» **WHAT YOU ARE ASKED TO DO**
Every entry must be output exactly as it was written.

» **STORED DATA**

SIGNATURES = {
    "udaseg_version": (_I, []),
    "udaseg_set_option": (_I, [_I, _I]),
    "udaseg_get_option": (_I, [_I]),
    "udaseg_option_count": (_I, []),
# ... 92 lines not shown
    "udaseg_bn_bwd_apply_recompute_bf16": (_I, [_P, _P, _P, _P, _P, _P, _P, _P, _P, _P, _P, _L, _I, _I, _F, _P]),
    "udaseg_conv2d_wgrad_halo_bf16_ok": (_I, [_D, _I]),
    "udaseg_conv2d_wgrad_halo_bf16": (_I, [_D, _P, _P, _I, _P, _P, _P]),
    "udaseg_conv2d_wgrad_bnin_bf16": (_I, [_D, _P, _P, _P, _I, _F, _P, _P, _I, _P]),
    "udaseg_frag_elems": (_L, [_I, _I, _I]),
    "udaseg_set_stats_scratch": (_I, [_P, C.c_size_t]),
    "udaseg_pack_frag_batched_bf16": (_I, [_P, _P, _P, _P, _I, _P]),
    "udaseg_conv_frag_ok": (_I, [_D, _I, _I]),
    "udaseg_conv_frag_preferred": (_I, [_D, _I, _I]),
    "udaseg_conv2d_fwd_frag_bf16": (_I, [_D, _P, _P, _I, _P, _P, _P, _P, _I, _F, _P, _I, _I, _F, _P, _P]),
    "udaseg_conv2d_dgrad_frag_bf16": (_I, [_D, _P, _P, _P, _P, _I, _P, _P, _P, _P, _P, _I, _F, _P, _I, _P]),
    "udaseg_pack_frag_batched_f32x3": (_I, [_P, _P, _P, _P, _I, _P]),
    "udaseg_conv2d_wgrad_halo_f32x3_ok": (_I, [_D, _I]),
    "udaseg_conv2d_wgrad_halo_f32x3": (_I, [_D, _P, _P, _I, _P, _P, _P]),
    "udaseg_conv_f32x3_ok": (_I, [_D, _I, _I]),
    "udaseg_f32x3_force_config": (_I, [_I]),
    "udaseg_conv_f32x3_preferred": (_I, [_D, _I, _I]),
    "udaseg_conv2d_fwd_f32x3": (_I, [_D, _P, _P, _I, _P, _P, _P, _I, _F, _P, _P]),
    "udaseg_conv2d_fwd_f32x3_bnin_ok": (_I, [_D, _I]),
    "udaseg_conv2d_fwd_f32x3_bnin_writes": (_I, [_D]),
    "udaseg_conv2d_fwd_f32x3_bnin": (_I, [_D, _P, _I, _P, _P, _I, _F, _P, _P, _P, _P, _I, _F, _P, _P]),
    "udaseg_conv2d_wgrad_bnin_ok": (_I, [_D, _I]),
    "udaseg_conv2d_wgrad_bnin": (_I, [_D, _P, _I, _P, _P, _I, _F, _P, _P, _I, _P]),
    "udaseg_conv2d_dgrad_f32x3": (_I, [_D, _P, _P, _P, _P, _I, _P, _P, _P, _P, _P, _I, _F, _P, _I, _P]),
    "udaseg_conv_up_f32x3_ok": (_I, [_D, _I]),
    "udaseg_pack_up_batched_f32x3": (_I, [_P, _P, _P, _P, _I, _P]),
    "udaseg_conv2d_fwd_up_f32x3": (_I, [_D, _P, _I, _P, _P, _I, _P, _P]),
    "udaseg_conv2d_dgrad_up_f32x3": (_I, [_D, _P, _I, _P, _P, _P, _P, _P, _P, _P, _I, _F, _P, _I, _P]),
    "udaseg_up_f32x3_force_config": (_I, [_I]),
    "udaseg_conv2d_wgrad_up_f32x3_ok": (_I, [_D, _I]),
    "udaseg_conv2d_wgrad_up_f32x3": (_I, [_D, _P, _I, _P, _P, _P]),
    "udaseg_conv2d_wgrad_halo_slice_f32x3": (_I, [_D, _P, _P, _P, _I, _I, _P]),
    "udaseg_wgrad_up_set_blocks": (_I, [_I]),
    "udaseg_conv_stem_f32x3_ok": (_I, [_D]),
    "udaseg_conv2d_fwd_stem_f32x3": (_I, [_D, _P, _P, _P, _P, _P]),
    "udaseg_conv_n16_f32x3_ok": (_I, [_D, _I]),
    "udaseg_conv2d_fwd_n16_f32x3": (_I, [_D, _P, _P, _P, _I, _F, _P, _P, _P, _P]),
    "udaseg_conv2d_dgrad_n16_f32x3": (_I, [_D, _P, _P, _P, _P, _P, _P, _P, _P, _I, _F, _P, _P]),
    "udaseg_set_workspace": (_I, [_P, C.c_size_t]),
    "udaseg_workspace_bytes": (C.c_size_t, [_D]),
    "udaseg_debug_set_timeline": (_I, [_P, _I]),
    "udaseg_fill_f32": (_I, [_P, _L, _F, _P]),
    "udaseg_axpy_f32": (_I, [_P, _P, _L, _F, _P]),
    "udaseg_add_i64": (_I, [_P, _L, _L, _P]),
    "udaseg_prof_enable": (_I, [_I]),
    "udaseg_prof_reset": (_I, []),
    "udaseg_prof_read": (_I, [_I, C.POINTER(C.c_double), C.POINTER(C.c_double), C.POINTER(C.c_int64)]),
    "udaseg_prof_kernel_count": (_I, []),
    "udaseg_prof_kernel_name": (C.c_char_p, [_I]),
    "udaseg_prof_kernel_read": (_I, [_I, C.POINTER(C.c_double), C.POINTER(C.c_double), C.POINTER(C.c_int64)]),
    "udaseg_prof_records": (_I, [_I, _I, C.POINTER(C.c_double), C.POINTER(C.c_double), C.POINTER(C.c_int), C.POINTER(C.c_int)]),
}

» **TASK RESPONSE**
SIGNATURES = {
    "udaseg_version": (_I, []),
    "udaseg_set_option": (_I, [_I, _I]),
    "udaseg_get_option": (_I, [_I]),
    "udaseg_option_count": (_I, []),
# ... 92 lines not shown
    "udaseg_bn_bwd_apply_recompute_bf16": (_I, [_P, _P, _P, _P, _P, _P, _P, _P, _P, _P, _P, _L, _I, _I, _F, _P]),
    "udaseg_conv2d_wgrad_halo_bf16_ok": (_I, [_D, _I]),
    "udaseg_conv2d_wgrad_halo_bf16": (_I, [_D, _P, _P, _I, _P, _P, _P]),
    "udaseg_conv2d_wgrad_bnin_bf16": (_I, [_D, _P, _P, _P, _I, _F, _P, _P, _I, _P]),
    "udaseg_frag_elems": (_L, [_I, _I, _I]),
    "udaseg_set_stats_scratch": (_I, [_P, C.c_size_t]),
    "udaseg_pack_frag_batched_bf16": (_I, [_P, _P, _P, _P, _I, _P]),
    "udaseg_conv_frag_ok": (_I, [_D, _I, _I]),
    "udaseg_conv_frag_preferred": (_I, [_D, _I, _I]),
    "udaseg_conv2d_fwd_frag_bf16": (_I, [_D, _P, _P, _I, _P, _P, _P, _P, _I, _F, _P, _I, _I, _F, _P, _P]),
    "udaseg_conv2d_dgrad_frag_bf16": (_I, [_D, _P, _P, _P, _P, _I, _P, _P, _P, _P, _P, _I, _F, _P, _I, _P]),
    "udaseg_pack_frag_batched_f32x3": (_I, [_P, _P, _P, _P, _I, _P]),
    "udaseg_conv2d_wgrad_halo_f32x3_ok": (_I, [_D, _I]),
    "udaseg_conv2d_wgrad_halo_f32x3": (_I, [_D, _P, _P, _I, _P, _P, _P]),
    "udaseg_conv_f32x3_ok": (_I, [_D, _I, _I]),
    "udaseg_f32x3_force_config": (_I, [_I]),
    "udaseg_conv_f32x3_preferred": (_I, [_D, _I, _I]),
    "udaseg_conv2d_fwd_f32x3": (_I, [_D, _P, _P, _I, _P, _P, _P, _I, _F, _P, _P]),
    "udaseg_conv2d_fwd_f32x3_bnin_ok": (_I, [_D, _I]),
    "udaseg_conv2d_fwd_f32x3_bnin_writes": (_I, [_D]),
    "udaseg_conv2d_fwd_f32x3_bnin": (_I, [_D, _P, _I, _P, _P, _I, _F, _P, _P, _P, _P, _I, _F, _P, _P]),
    "udaseg_conv2d_wgrad_bnin_ok": (_I, [_D, _I]),
    "udaseg_conv2d_wgrad_bnin": (_I, [_D, _P, _I, _P, _P, _I, _F, _P, _P, _I, _P]),
    "udaseg_conv2d_dgrad_f32x3": (_I, [_D, _P, _P, _P, _P, _I, _P, _P, _P, _P, _P, _I, _F, _P, _I, _P]),
    "udaseg_conv_up_f32x3_ok": (_I, [_D, _I]),
    "udaseg_pack_up_batched_f32x3": (_I, [_P, _P, _P, _P, _I, _P]),
    "udaseg_conv2d_fwd_up_f32x3": (_I, [_D, _P, _I, _P, _P, _I, _P, _P]),
    "udaseg_conv2d_dgrad_up_f32x3": (_I, [_D, _P, _I, _P, _P, _P, _P, _P, _P, _P, _I, _F, _P, _I, _P]),
    "udaseg_up_f32x3_force_config": (_I, [_I]),
    "udaseg_conv2d_wgrad_up_f32x3_ok": (_I, [_D, _I]),
    "udaseg_conv2d_wgrad_up_f32x3": (_I, [_D, _P, _I, _P, _P, _P]),
    "udaseg_conv2d_wgrad_halo_slice_f32x3": (_I, [_D, _P, _P, _P, _I, _I, _P]),
    "udaseg_wgrad_up_set_blocks": (_I, [_I]),
    "udaseg_conv_stem_f32x3_ok": (_I, [_D]),
    "udaseg_conv2d_fwd_stem_f32x3": (_I, [_D, _P, _P, _P, _P, _P]),
    "udaseg_conv_n16_f32x3_ok": (_I, [_D, _I]),
    "udaseg_conv2d_fwd_n16_f32x3": (_I, [_D, _P, _P, _P, _I, _F, _P, _P, _P, _P]),
    "udaseg_conv2d_dgrad_n16_f32x3": (_I, [_D, _P, _P, _P, _P, _P, _P, _P, _P, _I, _F, _P, _P]),
    "udaseg_set_workspace": (_I, [_P, C.c_size_t]),
    "udaseg_workspace_bytes": (C.c_size_t, [_D]),
    "udaseg_debug_set_timeline": (_I, [_P, _I]),
    "udaseg_fill_f32": (_I, [_P, _L, _F, _P]),
    "udaseg_axpy_f32": (_I, [_P, _P, _L, _F, _P]),
    "udaseg_add_i64": (_I, [_P, _L, _L, _P]),
    "udaseg_prof_enable": (_I, [_I]),
    "udaseg_prof_reset": (_I, []),
    "udaseg_prof_read": (_I, [_I, C.POINTER(C.c_double), C.POINTER(C.c_double), C.POINTER(C.c_int64)]),
    "udaseg_prof_kernel_count": (_I, []),
    "udaseg_prof_kernel_name": (C.c_char_p, [_I]),
    "udaseg_prof_kernel_read": (_I, [_I, C.POINTER(C.c_double), C.POINTER(C.c_double), C.POINTER(C.c_int64)]),
    "udaseg_prof_records": (_I, [_I, _I, C.POINTER(C.c_double), C.POINTER(C.c_double), C.POINTER(C.c_int), C.POINTER(C.c_int)]),
}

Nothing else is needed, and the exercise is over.